Evangelischen Kirche Großer Andrang bei „Liebeszeit-Segen“ im Schloss Ludwigsburg
Mehr als 210 Paare ließen sich am Valentinstag im Ludwigsburger Schloss segnen. Auch queere Paare waren dabei.
Mehr als 210 Paare ließen sich am Valentinstag im Ludwigsburger Schloss segnen. Auch queere Paare waren dabei.
Am Valentinstag haben mehr als 210 Paare im Ludwigsburger Schloss einen kirchlichen Segen für ihre Liebe empfangen – bei der Aktion „Liebeszeit-Segen“ der evangelischen Kirchen in Ludwigsburg. Ein „Ansturm“, den die Organisatoren nicht erwartet hatten, wie Pfarrer Stephan Seiler-Thies, einer von rund 20 Pfarrerinnen und Diakoninnen, die an diesem Tag zahlreiche Segenssprüche weitergaben, bestätigte.
Die vorab freigegebenen Zeitslots seien schnell ausgebucht gewesen – deshalb hätten die Geistlichen jede verfügbare Pause genutzt, um auch spontan vorbeikommende Paare zu segnen. Teils bildeten sich Schlangen im Foyer, bis die nächsten Geistlichen für den Segen frei waren.
Die Anlässe, warum die Menschen kamen, seien vielfältig gewesen: Jung verliebt oder schon lange zusammen, mit Ehejubiläen oder einfach, weil es gerade schön ist – oder weil schwere Zeiten überwunden werden sollen. Auch sechs queere Paare seien bei der kirchlichen Veranstaltung dabei gewesen und hätten den Segen gesucht.
In drei barocken Schlossräumen wurden in mehreren Nischen Segen in unterschiedlichen Formen gespendet. Manche Paare flochten laut Seiler-Thies vor dem Segen Liebesbänder, alle erzählten, warum sie gekommen waren, was sie miteinander erlebt haben oder was sie sich für die Zukunft erhoffen. Ein Paar steckte sich vor dem Segen nochmals seine Eheringe an.

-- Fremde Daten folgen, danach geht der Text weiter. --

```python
P = C.c_void_p
PP = C.POINTER(C.c_void_p)
I = C.c_int
L_ = C.c_long
F = C.c_float
# ... 29 lines not shown
    "vpc_step_small_draw_f32": [P, P, P, I, PP, PP, P, PP, P, F, F, P, P, P, IP, L_, I, I, P, F, P, L_, ULL, ULL, ULL, P, L_, L_,
                                L_, L_, I, P],
    "vpc_step_small_aug_f32": [P, P, P, I, PP, PP, P, PP, P, F, F, P, P, P, IP, L_, I, I, I, P],
    "vpc_step_small_aug_draw_f32": [P, P, P, I, PP, PP, P, PP, P, F, F, P, P, P, IP, L_, I, I, I, P, F, P, L_, ULL, ULL, ULL, P, L_,
                                    L_, L_, L_, I, P],
    "vpc_step_small_eddi_f32": [P, P, P, I, PP, PP, P, PP, P, F, F, P, P, P, IP, L_, I, I, I, I, P, P, P, P],
    "vpc_step_small_eddi_draw_f32": [P, P, P, I, PP, PP, P, PP, P, F, F, P, P, P, IP, L_, I, I, I, I, P, P, P, P, F, P, L_, ULL, ULL,
                                     ULL, P, L_, L_, L_, L_, I, P],
    "vpc_reduce_step_adam_eddi": [P, I, L_, P, I, L_, P, P, I, P, I, P, L_, L_, I, P, P, P, P, P, F, F, F, F, L_, P, P, P, I, P, I,
                                  I, P],
    "vpc_step_small_multi_f32": [P, P, P, P, P, P, P, I, I, I, I, ULL, ULL, F, F, P, P, P, C.POINTER(L_), L_, I, I, I, P],
    "vpc_reduce_step_adam_multi": [P, P, P, I, L_, L_, C.POINTER(L_), P, P, I, P, L_, I, P, P, P, P, P, F, F, F, L_, P, P, P],
    "vpc_step_small_multi_aug_f32": [P, P, P, P, P, P, P, I, I, I, I, ULL, ULL, F, F, P, P, P, C.POINTER(L_), L_, I, I, I, I, P],
    "vpc_step_small_multi_eddi_f32": [P, P, P, P, P, P, P, I, I, I, I, ULL, ULL, F, F, P, P, P, C.POINTER(L_), L_, I, I, I, I, P, P,
                                      P, I, P],
    "vpc_reduce_step_adam_eddi_multi": [P, P, P, I, L_, L_, C.POINTER(L_), P, P, I, P, I, L_, I, P, P, P, P, P, F, F, F, L_, P, P, P,
                                        P, I, I, P],
    "vpc_eval_small_multi_f32": [P, P, P, P, P, P, I, P, L_, L_, L_, I, ULL, F, P, C.POINTER(L_), I, I, I, I, P],
    "vpc_eval_small_multi_aug_f32": [P, P, P, P, P, P, I, P, L_, L_, L_, I, ULL, F, P, C.POINTER(L_), I, I, I, I, P],
    "vpc_eval_small_multi_eddi_f32": [P, P, P, P, P, P, I, P, L_, L_, L_, I, ULL, F, P, C.POINTER(L_), I, I, I, I, P, I, P],
    "vpc_eval_reduce_multi": [P, P, L_, P, I, P, I, L_, L_, I, P, P],
    "vpc_impute_small_multi_f32": [P, P, P, P, P, P, I, P, L_, L_, L_, I, ULL, F, I, P, L_, C.POINTER(L_), I, I, I, I, P],
    "vpc_impute_small_multi_aug_f32": [P, P, P, P, P, P, I, P, L_, L_, L_, I, ULL, F, I, P, L_, C.POINTER(L_), I, I, I, I, P],
    "vpc_impute_small_multi_eddi_f32": [P, P, P, P, P, P, I, P, L_, L_, L_, I, ULL, F, I, P, L_, C.POINTER(L_), I, I, I, I, P, I,
                                        P],
    "vpc_target_mse_multi": [P, L_, L_, I, P, L_, P],
    "vpc_reward_scratch_multi_ex": [I, I, I, I, I, C.POINTER(L_), C.POINTER(L_), C.POINTER(L_)],
    "vpc_reward_matrix_multi_ex": [I, P, P, P, P, P, P, I, P, P, P, P, P, I, I, C.POINTER(L_), I, I, I, I, P],
    "vpc_eddi_fold_multi": [P, L_, P, L_, I, I, I, P],
    "vpc_reward_scratch_multi": [I, I, I, C.POINTER(L_), C.POINTER(L_), C.POINTER(L_)],
    "vpc_reward_matrix_multi": [P, P, P, P, P, P, P, P, P, P, I, I, C.POINTER(L_), I, I, I, I, P],
    "vpc_acquire_multi": [P, L_, P, L_, I, P, L_, I, P, L_, I, I, I, I, P],
    "vpc_step_fused_applicable": [L_, I, I, I],
    "vpc_step_layout_bf16": [I, I, IP, IP],
    "vpc_step_build_indices_bf16": [I, I, P, P],
    "vpc_step_pack_weights_bf16": [P, P, P, I, P],
    "vpc_step_workspace_floats": [L_],
    "vpc_step_fused_bf16": [P, P, I, PP, PP, P, PP, P, F, F, P, P, P, P, IP, L_, I, I, P],
    "vpc_encoder_fwd": [P, P, I, PP, PP, PP, PP, PP, PP, PP, I, I, I, L_, I, I, P],
    "vpc_encoder_bwd": [P, P, I, PP, PP, PP, PP, PP, I, I, I, P, IP, L_, I, I, P],
    "vpc_decoder_fwd": [P, P, P, L_, I, I, P],
    "vpc_decoder_bwd": [P, P, P, P, P, IP, L_, I, I, P],
    "vpc_loss_fwd_bwd": [P, I, PP, PP, PP, P, PP, PP, P, F, F, PP, PP, PP, P, I, IP, L_, I, I, P],
    "vpc_decoder_fused": [P, P, I, PP, PP, P, PP, PP, PP, P, F, F, PP, PP, I, I, P, P, IP, L_, I, I, P],
    "vpc_loss_finalize": [P, I, P, L_, L_, I, P, P, P],
    "vpc_build_inverse_maps": [P, I, I, L_, L_, P, P],
    "vpc_reduce_step": [P, I, L_, P, I, L_, P, P, P, I, I, P, I, P, L_, L_, I, P, P, P, C.c_longlong, P],
    "vpc_reduce_step_adam": [P, I, L_, P, I, L_, P, P, P, I, I, P, I, P, L_, L_, I, P, P, P, P, P, F, F, F, F, L_, P, P, P],
    "vpc_reduce_step_adam_bf16c": [P, I, L_, P, I, L_, P, P, P, I, I, P, I, P, L_, L_, I, P, P, P, P, P, F, F, F, F, L_, P, P, P],
    "vpc_draw_mask": [P, P, L_, F, ULL, ULL, L_, P],
    "vpc_draw_step": [P, P, L_, F, P, L_, ULL, ULL, ULL, P, L_, L_, L_, L_, I, P],
    "vpc_fill_normal": [P, L_, ULL, ULL, P, L_, L_, L_, I, P],
    "vpc_encoder_fwd_draw_f32": [P, P, P, P, PP, PP, PP, PP, L_, I, I, F, ULL, ULL, P, L_, P],
    "vpc_decoder_fused_draw_f32": [P, P, I, PP, PP, P, PP, PP, PP, F, F, PP, PP, P, P, IP, L_, I, I, ULL, ULL, P, L_, L_, P],
    "vpc_rccl_unique_id": [P],
    "vpc_rccl_comm_init": [P, I, I, PP],
    "vpc_allreduce_flat": [P, P, L_, P],
    "vpc_rccl_comm_destroy": [P],
    "vpc_reward_scratch": [I, I, I, C.POINTER(L_), C.POINTER(L_), C.POINTER(L_)],
    "vpc_reward_matrix": [P, P, P, P, P, P, P, P, P, P, I, I, I, I, P],
    "vpc_reward_scratch_ex": [I, I, I, I, I, C.POINTER(L_), C.POINTER(L_), C.POINTER(L_)],
    "vpc_reward_matrix_ex": [I, P, P, P, P, P, P, I, P, P, P, P, P, I, I, I, I, P],
    "vpc_linear_fwd": [P, L_, P, P, P, L_, L_, I, I, I, I, I, P],
    "vpc_linear_dgrad": [P, L_, P, L_, I, I, P, P, L_, I, P, L_, L_, I, I, I, P],
    "vpc_linear_wgrad_scratch": [L_, I, I],
    "vpc_linear_wgrad": [P, L_, P, L_, I, I, P, L_, P, P, P, L_, L_, I, I, I, I, P],
    "vpc_linear_wgrad_reduce": [I, PP, C.POINTER(L_), IP, IP, PP, PP, IP, P],
    "vpc_nm_sample": [P, L_, P, P, L_, L_, I, I, P],
    "vpc_nm_sample_bwd": [P, L_, P, P, L_, P, L_, P, L_, L_, I, I, P],
    "vpc_nm_mul": [P, P, P, L_, P],
    "vpc_nm_loss_blocks": [L_],
    "vpc_nm_loss_scratch": [L_, I],
    "vpc_nm_loss": [P, P, P, P, P, L_, P, P, L_, P, P, L_, P, P, P, P, P, L_, P, P, L_, P, P, L_, P, P, I, P, P, L_, P,
                    P, P, P, C.c_longlong, I, L_, L_, I, I, I, C.c_double, P],
    "vpc_nm_prep": [P, P, P, P, L_, I, F, P, L_, ULL, ULL, ULL, P, L_, L_, L_, L_, I, P],
    "vpc_nmdec_applicable": [L_, I, I, I],
    "vpc_nmdec_layout": [L_, I, I, I, IP, C.POINTER(C.c_long), IP],
    "vpc_nmdec_build_indices": [I, I, I, P, P, I],
    "vpc_nmenc_fwd": [P, P, P, P, P, L_, I, I, P],
    "vpc_nmenc_bwd": [P, P, P, P, P, P, L_, P, P, L_, I, I, P],
    "vpc_nmenc_build_indices": [I, I, I, P, C.POINTER(C.c_long), I],
    "vpc_nm_fused_bwd_step": [P, P, P, P, P, P, P, P, L_, P, P, P, P, P, L_, P, P, P, I, P, P, P, L_, L_, I, I, I, C.c_double,
                              P, P, P, F, F, F, F, L_, P, P],
    "vpc_nmdec_step": [P, P, P, P, P, L_, P, P, P, P, P, P, P, I, P, P, P, P, C.c_longlong, L_, L_, I, I, I, C.c_double, P],
    "vpc_miw_sample": [P, P, P, P, L_, I, I, P],
    "vpc_miw_sample_bwd": [P, P, P, P, P, L_, I, I, P],
    "vpc_miw_heads": [P, P, L_, I, P],
    "vpc_miw_heads_bwd": [P, P, P, L_, I, P],
    "vpc_miw_loss_scratch": [L_, I],
    "vpc_miw_loss": [P, P, P, P, P, L_, I, P, P, P, P, P, P, L_, P, P, P, P, L_, P, P, P, L_, I, I, I, C.c_double, I, P],
    "vpc_miw_small_workspace": [I, I],
    "vpc_miw_small_fwd": [P] * 11 + [L_, I, I, I, I, P],
    "vpc_miw_small_bwd": [P] * 13 + [L_, L_, I, I, I, I, P],
    "vpc_miw_small_tail": [P, L_, L_, I, I, I, P, P, P, P, F, F, F, F, L_, P],
    "vpc_miw_impute_scratch": [L_, I, I, I, I],
    "vpc_miw_impute": [P, P, P, P, ULL, ULL, L_, P, L_, P, P, L_, I, I, I, I, P],
    "vpc_miw_impute_draws": [P, L_, I, I, ULL, ULL, L_, P],
    "vpc_flow_prep": [P, P, P, P, P, P, L_, L_, I, F, ULL, ULL, ULL, P],
    "vpc_flow_fwd": [P, L_, P, P, P, L_, L_, P],
    "vpc_flow_bwd": [P, L_, P, P, P, P, P, L_, L_, L_, P],
    "vpc_flow_loss_scratch": [L_],
    "vpc_flow_loss": [P, P, P, P, P, L_, P, P, P, P, P, P, L_, P, P, P, P, P, L_, P, P, P, L_, I, I, F, F, F, I, P],
    "vpc_flow_reward_scratch": [I, I, I, I, I, C.POINTER(L_)],
    "vpc_flow_reward_matrix": [P, P, P, P, P, P, P, P, P, P, ULL, P, L_, P, I, I, I, I, I, P],
    "vpc_flow_reward_draws": [P, I, I, I, ULL, P],
    "vpc_ais_applicable": [L_, I, I],
# ... 173 lines not shown
```

### vae-posterior-consistency_amd/csrc/vpc_device.h

```cpp
#pragma once
#include <hip/hip_runtime.h>
#include <cstdint>
#include "vpc_layout.h"

namespace vpc {

typedef float f32x4 __attribute__((ext_vector_type(4)));

#define VPC_MFMA(a, b, c) __builtin_amdgcn_mfma_f32_16x16x4f32((a), (b), (c), 0, 0, 0)

__device__ __forceinline__ f32x4 zero4() { return f32x4{0.f, 0.f, 0.f, 0.f}; }
__device__ __forceinline__ float fast_sigmoid(float x) { return __builtin_amdgcn_rcpf(1.f + __expf(-x)); }
__device__ __forceinline__ f32x4 relu4(f32x4 v) {
    return f32x4{fmaxf(v[0], 0.f), fmaxf(v[1], 0.f), fmaxf(v[2], 0.f), fmaxf(v[3], 0.f)};
}
__device__ __forceinline__ f32x4 gate4(f32x4 dy, f32x4 act) {
    return f32x4{act[0] > 0.f ? dy[0] : 0.f, act[1] > 0.f ? dy[1] : 0.f, act[2] > 0.f ? dy[2] : 0.f,
                 act[3] > 0.f ? dy[3] : 0.f};
}

template <int T>
__device__ __forceinline__ uint32_t relu_bits(const f32x4 (&act)[T]) {
    uint32_t b = 0;
#pragma unroll
// ... 155 lines not shown
__device__ __forceinline__ void stage_bases(int (&sb)[4], int colbase, int c, int q) {
    const int col = colbase + c;
#pragma unroll
    for (int j = 0; j < 4; ++j) {
        const int f = 4 * q + j;
        sb[j] = f * CH + ((((col >> 2) ^ (f & stage_swz_mask<CH>())) << 2) | (col & 3));
    }
}
template <int CH>
__device__ __forceinline__ void stage_write_b(float* st, int t, f32x4 v, const int (&sb)[4]) {
#pragma unroll
    for (int j = 0; j < 4; ++j) st[16 * t * CH + sb[j]] = v[j];
}
template <int CH>
__device__ __forceinline__ f32x4 stage_frag(const float* st, int t, int s, int m, int q) {
    const int f = 16 * t + m;
    return *reinterpret_cast<const f32x4*>(st + f * CH + 4 * ((4 * s + q) ^ (f & stage_swz_mask<CH>())));
}

typedef const __attribute__((address_space(3))) f32x4* lds_f32x4_cptr;
typedef const __attribute__((address_space(3))) float* lds_f32_cptr;
__device__ __forceinline__ uint32_t lds_addr(const float* p) {
    return (uint32_t)(uintptr_t)(lds_f32_cptr)p;
}
__device__ __forceinline__ f32x4 lds_ld128(uint32_t addr) { return *(lds_f32x4_cptr)(uintptr_t)addr; }
__device__ __forceinline__ float lds_ld32(uint32_t addr) { return *(lds_f32_cptr)(uintptr_t)addr; }
template <int S>
__device__ __forceinline__ void frag_bases(uint32_t (&fb)[frag_nvar(S)], const float* W, int m, int q) {
    const uint32_t w0 = lds_addr(W);
#pragma unroll
    for (int v = 0; v < frag_nvar(S); ++v) {
        fb[v] = w0 + (uint32_t)frag_base(S, v, m, q);
        asm volatile("" : "+v"(fb[v]));
    }
}
template <int S, int OFF = 0>
__device__ __forceinline__ f32x4 frag_ld(const uint32_t (&fb)[frag_nvar(S)], int t, int s) {
    return lds_ld128(fb[frag_var(S, s)] + (uint32_t)(frag_imm(S, t, s) + OFF));
}
template <int KT, int S, int NK = 4 * KT>
__device__ __forceinline__ f32x4 tile_fwd_p2_b(const uint32_t (&fb)[frag_nvar(S)], int mt, const f32x4 (&in)[KT]) {
    f32x4 acc = zero4();
    f32x4 fa = frag_ld<S>(fb, mt, 0);
#pragma unroll
    for (int kt = 0; kt < KT; ++kt) {
        const f32x4 fn = kt + 1 < KT ? frag_ld<S>(fb, mt, kt + 1) : fa;
        __builtin_amdgcn_sched_barrier(0);
#pragma unroll
        for (int j = 0; j < 4; ++j)
            if (4 * kt + j < NK) acc = VPC_MFMA(fa[j], in[kt][j], acc);
        fa = fn;
    }
    return acc;
}
template <int S>
__device__ __forceinline__ void fragT_bases(uint32_t (&tj)[4], uint32_t (&tv)[fragT_nvar(S)], const float* W, int m, int q) {
    const uint32_t w0 = lds_addr(W);
#pragma unroll
    for (int j = 0; j < 4; ++j) {
        tj[j] = w0 + (uint32_t)fragT_base_j(S, j, m, q);
        asm volatile("" : "+v"(tj[j]));
    }
#pragma unroll
    for (int v = 0; v < fragT_nvar(S); ++v) {
        tv[v] = (uint32_t)fragT_base_v(S, v, q);
        asm volatile("" : "+v"(tv[v]));
    }
}
template <int KT, int S, int NK = 4 * KT>
__device__ __forceinline__ f32x4 tile_T_p2_b(const uint32_t (&tj)[4], const uint32_t (&tv)[fragT_nvar(S)], int mt,
                                             const f32x4 (&in)[KT]) {
    uint32_t p[4];
#pragma unroll
    for (int j = 0; j < 4; ++j) p[j] = tj[j] + tv[fragT_var(S, mt)];
    auto rd = [&](int kt) {
        f32x4 f;
#pragma unroll
        for (int j = 0; j < 4; ++j) f[j] = (4 * kt + j < NK) ? lds_ld32(p[j] + (uint32_t)fragT_imm(S, mt, kt)) : 0.f;
        return f;
    };
    f32x4 acc = zero4();
    f32x4 fa = rd(0);
#pragma unroll
    for (int kt = 0; kt < KT; ++kt) {
        const f32x4 fn = kt + 1 < KT ? rd(kt + 1) : fa;
        __builtin_amdgcn_sched_barrier(0);
#pragma unroll
        for (int j = 0; j < 4; ++j)
            if (4 * kt + j < NK) acc = VPC_MFMA(fa[j], in[kt][j], acc);
        fa = fn;
    }
    return acc;
}
template <int KT, int S, int NK = 4 * KT>
__device__ __forceinline__ f32x4 tile_T_b(const uint32_t (&tj)[4], const uint32_t (&tv)[fragT_nvar(S)], int mt,
                                          const f32x4 (&in)[KT], f32x4 acc) {
    uint32_t p[4];
#pragma unroll
    for (int j = 0; j < 4; ++j) p[j] = tj[j] + tv[fragT_var(S, mt)];
    float a[KT][4];
#pragma unroll
    for (int kt = 0; kt < KT; ++kt)
#pragma unroll
        for (int j = 0; j < 4; ++j)
            if (4 * kt + j < NK) a[kt][j] = lds_ld32(p[j] + (uint32_t)fragT_imm(S, mt, kt));
#pragma unroll
// ... 198 lines not shown
```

Laut den Organisatoren verweilten viele Paare nach dem Segen noch in einem der Schlossräume, stießen mit Sekt oder Selters auf ihre Liebe an, bedienten sich am Buffet und plauderten mit den Segnenden, bis diese das nächste Paar begrüßten.
Auch die parallele Aktion „Küss mich im Schloss“, mit der Paare nach einem Kuss kostenlos ins Ludwigsburger Schloss inklusive Schlossführung kamen, wurde laut Seiler-Theis stark nachgefragt. Etliche Paare verbanden beide Aktionen miteinander, ließen sich segnen und nahmen an einer Schlossführung teil.